Task to carry out: Using the entries below, show all lines with the string "MultiAbsDesc".

Raw data:
template <bool RAGGED>
__device__ __forceinline__ void tn_colsum_acc(const f32x4 (&reg)[4], int klim, float w, float (&cs)[4]) {
  const int k4 = tn_k4();
#pragma unroll
  for (int kk = 0; kk < 4; ++kk) {
    const float wk = (!RAGGED || 4 * k4 + kk < klim) ? w : 0.f;
#pragma unroll
    for (int j = 0; j < 4; ++j) cs[j] = fmaf(wk, reg[kk][j], cs[j]);
  }
}

template <bool RAGGED>
__global__ __launch_bounds__(256, 2) void gemm_split_tn_kernel(SplitTnArgs p) {
  constexpr int BM = 128, BN = 128, TM = 2, TN = 2;
  constexpr int A_BYTES = NPL * BM * ROW_B, B_BYTES = NPL * BN * ROW_B;
  constexpr int OP_BYTES = A_BYTES + B_BYTES;
  __shared__ __attribute__((aligned(16))) unsigned char smem[OP_BYTES > 8 * BN * 4 ? OP_BYTES : 8 * BN * 4];
  const float SA = pow2_scale(*p.a_absmax), SB = pow2_scale(*p.b_absmax);
  const float INV_A = pow2_inv(SA), INV_B = pow2_inv(SB);
  unsigned char* As = smem;
  unsigned char* Bs = smem + A_BYTES;

  const int L = blockIdx.x, xcd = L & 7, s = L >> 3;
  const int tiles = p.ntx * p.nty;
  const int slab = (s / tiles) * 8 + xcd, tile = s % tiles;
  if (slab >= p.splitk) return;
  const int bx = tile % p.ntx, by = tile / p.ntx;
  const int m0 = by * BM, n0 = bx * BN;
  const int nk_total = (p.K + BK - 1) / BK;
  const int kt0 = slab * p.ktiles_per_split, kt1 = min(nk_total, kt0 + p.ktiles_per_split);
  if (kt0 >= kt1) return;
  const int nkt = kt1 - kt0;
  const int lane = threadIdx.x & 63, wave = threadIdx.x >> 6;
  const int wm = wave >> 1, wn = wave & 1;
  const int li = lane & 31, kh = lane >> 5;

  f32x16 acc[TM][TN];
#pragma unroll
  for (int i = 0; i < TM; ++i)
#pragma unroll
    for (int j = 0; j < TN; ++j)
#pragma unroll
      for (int r = 0; r < 16; ++r) acc[i][j][r] = 0.f;

  constexpr int TN_FLUSH = 8;
  f32x16 tot[TM][TN];
#pragma unroll
  for (int i = 0; i < TM; ++i)
#pragma unroll
    for (int j = 0; j < TN; ++j)
#pragma unroll
      for (int r = 0; r < 16; ++r) tot[i][j][r] = 0.f;
  f32x4 ra[4], rb[4];
  const float csw = (p.colsum != nullptr && by == 0) ? 1.f : 0.f;
  float cs[4] = {0.f, 0.f, 0.f, 0.f};
  tn_piece_load(p.A, p.lda, p.K, m0, kt0 * BK, ra);
  tn_piece_load(p.B, p.ldb, p.K, n0, kt0 * BK, rb);
  tn_piece_store<BM, RAGGED>(As, ra, p.K - kt0 * BK, SA);
  tn_piece_store<BN, RAGGED>(Bs, rb, p.K - kt0 * BK, SB);
  tn_colsum_acc<RAGGED>(rb, p.K - kt0 * BK, csw, cs);
  {
    const int k1 = (kt0 + min(1, nkt - 1)) * BK;
    tn_piece_load(p.A, p.lda, p.K, m0, k1, ra);
    tn_piece_load(p.B, p.ldb, p.K, n0, k1, rb);
  }
  __syncthreads();

  for (int it = 0; it < nkt; ++it) {
    f16x8 af[TM][NPL], bf[TN][NPL];
    read_frags<BM, BN, true>(As, Bs, wm, wn, li, kh, 0, af, bf);
    mma_frags<TM, TN>(af, bf, acc);
    read_frags<BM, BN, true>(As, Bs, wm, wn, li, kh, 1, af, bf);
    __syncthreads();
    const int kcur = (kt0 + min(it + 1, nkt - 1)) * BK, knext = (kt0 + min(it + 2, nkt - 1)) * BK;
    tn_piece_store<BM, RAGGED>(As, ra, p.K - kcur, SA);
    tn_piece_load(p.A, p.lda, p.K, m0, knext, ra);
    tn_piece_store<BN, RAGGED>(Bs, rb, p.K - kcur, SB);
    tn_colsum_acc<RAGGED>(rb, p.K - kcur, (it + 1 < nkt) ? csw : 0.f, cs);
    tn_piece_load(p.B, p.ldb, p.K, n0, knext, rb);
    mma_frags<TM, TN>(af, bf, acc);
    if ((it + 1) % TN_FLUSH == 0) {
#pragma unroll
      for (int i = 0; i < TM; ++i)
#pragma unroll
        for (int j = 0; j < TN; ++j)
#pragma unroll
          for (int r = 0; r < 16; ++r) { tot[i][j][r] += acc[i][j][r]; acc[i][j][r] = 0.f; }
    }
    __syncthreads();
  }
#pragma unroll
  for (int i = 0; i < TM; ++i)
#pragma unroll
    for (int j = 0; j < TN; ++j)
#pragma unroll
      for (int r = 0; r < 16; ++r) acc[i][j][r] += tot[i][j][r];

  if (csw != 0.f) {
    float* red = reinterpret_cast<float*>(smem);
    const int m4 = tn_m4(), k4 = tn_k4();
#pragma unroll
    for (int j = 0; j < 4; ++j) red[k4 * BN + 4 * m4 + j] = cs[j];
    __syncthreads();
    if (threadIdx.x < BN && n0 + threadIdx.x < p.N) {
      float v = 0.f;
#pragma unroll
      for (int k = 0; k < 8; ++k) v += red[k * BN + threadIdx.x];
      atomicAdd(p.colsum + n0 + threadIdx.x, v);
    }
  }
#pragma unroll
  for (int i = 0; i < TM; ++i)
#pragma unroll
    for (int j = 0; j < TN; ++j) {
      const int col = n0 + wn * (BN / 2) + j * 32 + li;
      if (col >= p.N) continue;
#pragma unroll
      for (int r = 0; r < 16; ++r) {
        const int row = m0 + wm * (BM / 2) + i * 32 + (r & 3) + 8 * (r >> 2) + 4 * kh;
        if (row < p.M) atomicAdd(p.C + (size_t)row * p.ldc + col, (acc[i][j][r] * INV_A) * INV_B);
      }
    }
}

__global__ __launch_bounds__(256) void split_planes_f16x2_kernel(int rows, int cols, const float* __restrict__ src, int ld_src,
                                                                 int transpose, unsigned short* __restrict__ dst, int ld_dst,
                                                                 long plane, int row_perm, const float* __restrict__ w_absmax) {
  __shared__ float t[32][33];
  const float sw = pow2_scale(*w_absmax);
  const int c0 = blockIdx.x * 32, r0 = blockIdx.y * 32;
  const int tx = threadIdx.x & 31, ty = threadIdx.x >> 5;
  for (int y = ty; y < 32; y += 8)
    if (r0 + y < rows && c0 + tx < cols) t[y][tx] = src[(size_t)(r0 + y) * ld_src + c0 + tx];
  __syncthreads();
  for (int y = ty; y < 32; y += 8) {
    int orow = transpose ? c0 + y : r0 + y;
    const int ocol = transpose ? r0 + tx : c0 + tx;
    if (row_perm == 1) orow = ((orow & 255) >> 4) * 64 + (orow >> 8) * 16 + (orow & 15);
    const bool ok = transpose ? (c0 + y < cols && r0 + tx < rows) : (r0 + y < rows && c0 + tx < cols);
    if (!ok) continue;
    const float x = (transpose ? t[tx][y] : t[y][tx]) * sw;
    const _Float16 h = (_Float16)x;
    const _Float16 l = (_Float16)(x - (float)h);
    dst[(size_t)orow * ld_dst + ocol] = __builtin_bit_cast(unsigned short, h);
    dst[plane + (size_t)orow * ld_dst + ocol] = __builtin_bit_cast(unsigned short, l);
  }
}

__global__ __launch_bounds__(256) void absmax_kernel(int rows, int cols, const float* __restrict__ x, int ld, float* slot) {
  float m = 0.f;
  if (ld == cols && (cols & 3) == 0 && ((((uintptr_t)x) & 15) == 0)) {
    const long n4 = (long)rows * cols / 4;
    const f32x4* x4 = reinterpret_cast<const f32x4*>(x);
    for (long i = (long)blockIdx.x * 256 + threadIdx.x; i < n4; i += (long)gridDim.x * 256) {
      const f32x4 v = x4[i];
      m = fmaxf(fmaxf(m, fmaxf(fabsf(v[0]), fabsf(v[1]))), fmaxf(fabsf(v[2]), fabsf(v[3])));
    }
  } else {
    const int wave = (blockIdx.x * 256 + threadIdx.x) >> 6, nw = (gridDim.x * 256) >> 6, lane = threadIdx.x & 63;
    for (int r = wave; r < rows; r += nw)
      for (int c = lane; c < cols; c += 64) m = fmaxf(m, fabsf(x[(size_t)r * ld + c]));
  }
  __shared__ float wm[4];
  m = wave_max(m);
  if ((threadIdx.x & 63) == 0) wm[threadIdx.x >> 6] = m;
  __syncthreads();
  if (threadIdx.x < 64) absmax_commit(slot, fmaxf(fmaxf(wm[0], wm[1]), fmaxf(wm[2], wm[3])));
}

struct MultiAbsDesc { const float* src; float* wmax; long n; long block0; };
struct MultiSplitDesc { const float* src; unsigned short* dst; const float* wmax; long rows, cols, ld_src, transpose, row_perm, ld_dst, plane, tiles_x, block0; };

__global__ __launch_bounds__(256) void multi_absmax_kernel(const MultiAbsDesc* __restrict__ descs, int n_desc) {
  int d = 0;
  while (d + 1 < n_desc && (long)blockIdx.x >= descs[d + 1].block0) ++d;
  const MultiAbsDesc D = descs[d];
  const long e0 = ((long)blockIdx.x - D.block0) * 8192, e1 = min(D.n, e0 + 8192);
  float m = 0.f;
  for (long i = e0 + threadIdx.x; i < e1; i += 256) m = fmaxf(m, fabsf(D.src[i]));
  __shared__ float wm[4];
  m = wave_max(m);
  if ((threadIdx.x & 63) == 0) wm[threadIdx.x >> 6] = m;
  __syncthreads();
  if (threadIdx.x < 64) absmax_commit(D.wmax, fmaxf(fmaxf(wm[0], wm[1]), fmaxf(wm[2], wm[3])));
}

Answer to the problem:
struct MultiAbsDesc { const float* src; float* wmax; long n; long block0; };
__global__ __launch_bounds__(256) void multi_absmax_kernel(const MultiAbsDesc* __restrict__ descs, int n_desc) {
  const MultiAbsDesc D = descs[d];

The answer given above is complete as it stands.